Photocatalytic Activity of Pulsed Laser Deposited TiO2 Thin Films

TL;DR

This study investigates how pulsed laser deposition parameters influence the structural and photoelectrochemical properties of TiO2 thin films, revealing that buffer gas pressure controls oxygen vacancies, phase composition, and photoelectrochemical efficiency.

Contribution

It demonstrates that adjusting deposition pressure and temperature can tailor TiO2 thin films' electronic structure and PEC performance, a novel insight for optimizing photoanodes.

Findings

Lower deposition pressure increases oxygen vacancies.

Anatase phase persists at high temperatures under certain pressures.
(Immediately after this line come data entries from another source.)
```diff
+  int enqueue_gpu(Job& j, int s, const Run& r) {
+    const std::vector<StageArray>& arrays = *j.arrays;
+    Slot& sl = slots[s];
+    std::vector<void*> d(arrays.size());
+    for (size_t a = 0; a < arrays.size(); ++a) d[a] = (char*)sl.dev + j.offs[a];
+    B200_TRY((*j.launch)(d, r.cnt, sl.st));
+    for (size_t a = 0; a < arrays.size(); ++a)
+      if (arrays[a].out)
+        B200_CUDA(cudaMemcpyAsync((char*)sl.pin + j.offs[a], d[a], r.cnt * arrays[a].elem, cudaMemcpyDeviceToHost,
+                                  sl.st));
+    B200_CUDA(cudaLaunchHostFunc(sl.st, gpu_done, &j.done[s]));
+    return B200_OK;
+  }
+
+  static void CUDART_CB gpu_done(void* arg) {
+    const Done* d = (const Done*)arg;
+    std::lock_guard<std::mutex> g(d->pool->mu);
+    d->job->run[d->slot].state = kOut;
+    d->pool->cv.notify_all();
+  }
+
+  int run(int dev_id, const std::vector<StageArray>& arrays, size_t n, const StageLaunch& launch) {
+    if (n == 0) return B200_OK;
+    Job j;
+    j.arrays = &arrays;
+    j.n = n;
+    j.nchunks = (n + chunk_elems - 1) / chunk_elems;
+    j.device = dev_id;
+    j.launch = &launch;
+    size_t bytes = 0;
+    for (const StageArray& a : arrays) {
+      j.offs.push_back(bytes);
+      bytes += (chunk_elems * a.elem + 4095) & ~(size_t)4095;
+    }
+    B200_TRY(ensure_slots(dev_id, bytes));
+    j.run.resize(slots.size());
+    for (int s = 0; s < (int)slots.size(); ++s) j.done.push_back({this, &j, s});
+    const size_t items = j.nchunks * ((chunk_elems + piece_elems - 1) / piece_elems);
+    int want = affinity_cpus();
+    if (want > max_threads) want = max_threads;
+    if ((size_t)want > items) want = (int)items;
+    B200_TRY(ensure_threads(want));
+    std::unique_lock<std::mutex> lk(mu);
+    job = &j;
+    ++job_id;
+    cv.notify_all();
+    work(j, lk);
+    cv.wait(lk, [&] { return busy == 0; });
+    job = nullptr;
+    lk.unlock();
+    if (j.status != B200_OK) {
+      for (Slot& s : slots) cudaStreamSynchronize(s.st);
+      cudaGetLastError();
+      return fail(j.status, "%s", j.text.c_str());
     }
     return B200_OK;
   }
@@ -77,65 +334,7 @@
 
 template <class Launch>
 int staged_run(StagePool& pool, int device, const std::vector<StageArray>& arrays, size_t n, Launch launch) {
-  if (n == 0) return B200_OK;
-  constexpr size_t kChunkElems = (size_t)1 << 20;
-  unsigned hw = std::thread::hardware_concurrency();
-  int nworkers = (int)(hw >= 16 ? 8 : (hw >= 4 ? hw / 2 : 1));
-  const size_t nchunks = (n + kChunkElems - 1) / kChunkElems;
-  if ((size_t)nworkers > nchunks) nworkers = (int)nchunks;
-  B200_TRY(pool.ensure(device, nworkers, kChunkElems, arrays));
-  std::vector<int> status(nworkers, B200_OK);
-  std::vector<std::string> text(nworkers);
-  auto body = [&](int t) {
-    auto run = [&]() -> int {
-      B200_CUDA(cudaSetDevice(device));
-      StagePool::Worker& w = pool.workers[t];
-      bool pending[StagePool::kSlots] = {false, false};
-      size_t p_off[StagePool::kSlots] = {0, 0}, p_cnt[StagePool::kSlots] = {0, 0};
-      auto drain = [&](int s) -> int {
-        if (!pending[s]) return B200_OK;
-        B200_CUDA(cudaEventSynchronize(w.ev[s]));
-        for (size_t a = 0; a < arrays.size(); ++a)
-          if (arrays[a].out) memcpy((char*)arrays[a].out + p_off[s] * arrays[a].elem, w.pin[s][a], p_cnt[s] * arrays[a].elem);
-        pending[s] = false;
-        return B200_OK;
-      };
-      int slot = 0;
-      for (size_t c = (size_t)t; c < nchunks; c += (size_t)nworkers, slot ^= 1) {
-        const size_t off = c * kChunkElems, cnt = n - off < kChunkElems ? n - off : kChunkElems;
-        B200_TRY(drain(slot));
-        NvtxRange nvtx_chunk("staged:chunk memcpy+h2d+kernel+d2h");
-        for (size_t a = 0; a < arrays.size(); ++a)
-          if (arrays[a].in) {
-            memcpy(w.pin[slot][a], (const char*)arrays[a].in + off * arrays[a].elem, cnt * arrays[a].elem);
-            B200_CUDA(cudaMemcpyAsync(w.dev[slot][a], w.pin[slot][a], cnt * arrays[a].elem, cudaMemcpyHostToDevice, w.st));
-          }
-        B200_TRY(launch(w.dev[slot], cnt, w.st));
-        for (size_t a = 0; a < arrays.size(); ++a)
-          if (arrays[a].out)
-            B200_CUDA(cudaMemcpyAsync(w.pin[slot][a], w.dev[slot][a], cnt * arrays[a].elem, cudaMemcpyDeviceToHost, w.st));
-        B200_CUDA(cudaEventRecord(w.ev[slot], w.st));
-        pending[slot] = true; p_off[slot] = off; p_cnt[slot] = cnt;
-      }
-      for (int s = 0; s < StagePool::kSlots; ++s) B200_TRY(drain(s));
-      return B200_OK;
-    };
-    status[t] = run();
-    if (status[t] != B200_OK) text[t] = b200_last_error();
-  };
-  std::vector<std::thread> th;
-  bool spawn_failed = false;
-  try {
-    for (int t = 1; t < nworkers; ++t) th.emplace_back(body, t);
-  } catch (...) {
-    spawn_failed = true;
-  }
-  body(0);
-  for (std::thread& x : th) x.join();
-  if (spawn_failed) return fail(B200_ERR_CUDA, "staged copy: could not start the worker threads");
-  for (int t = 0; t < nworkers; ++t)
-    if (status[t] != B200_OK) return fail(status[t], "%s", text[t].c_str());
-  return B200_OK;
-}
-
-}
+  return pool.run(device, arrays, n, StageLaunch(launch));
+}
+
+}
```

Photoelectrochemical efficiency varies with deposition conditions.

Abstract

Nanostructured TiO2 thin films were prepared by pulsed laser deposition (PLD) on indium doped tin oxide (ITO) substrates. Results from X-ray photoelectron spectroscopy (XPS) show that Ti 2p core level peaks shift toward the lower binding energy with decrease in the buffer gas pressure (O2:Ar = 1:1). This suggests that oxygen vacancies are created under insufficient oxygen conditions. Anatase to rutile ratio is also found to be system pressure dependent. Under deposition pressure of 750 mTorr only anatase phase was observed even at 1073 K substrate temperature which is much higher that the bulk anatase to rutile phase transformation temperature. The deposited TiO2 thin films were fabricated as photoanodes for photoelectrochemical (PEC) studies. PEC measurements on TiO2 photoanodes show that the flatband potential (Vfb) increases by 0.088 eV on absolute vacuum energy scale (AVS) with decrease in the deposition pressure, from 750 to 250 mTorr at 873K. The highest incident photon to current conversion efficiency [IPCE(lambda)] of 2.5 to 6 % was obtained from the thin films prepared at substrate temperature of 873K. Combining the results from XPS and PEC studies, we conclude that the deposition pressure affects the concentration of the oxygen vacancies which changes the electronic structure of the TiO2. With reference to photoelectrochemical catalytic performance, our results suggest that it is possible to adjust the Fermi energy level and structure of TiO2 thin films by controlling the buffer gas pressure and temperature to align the energy of the flatband potential (Vfb) with respect to specific redox species in the electrolyte.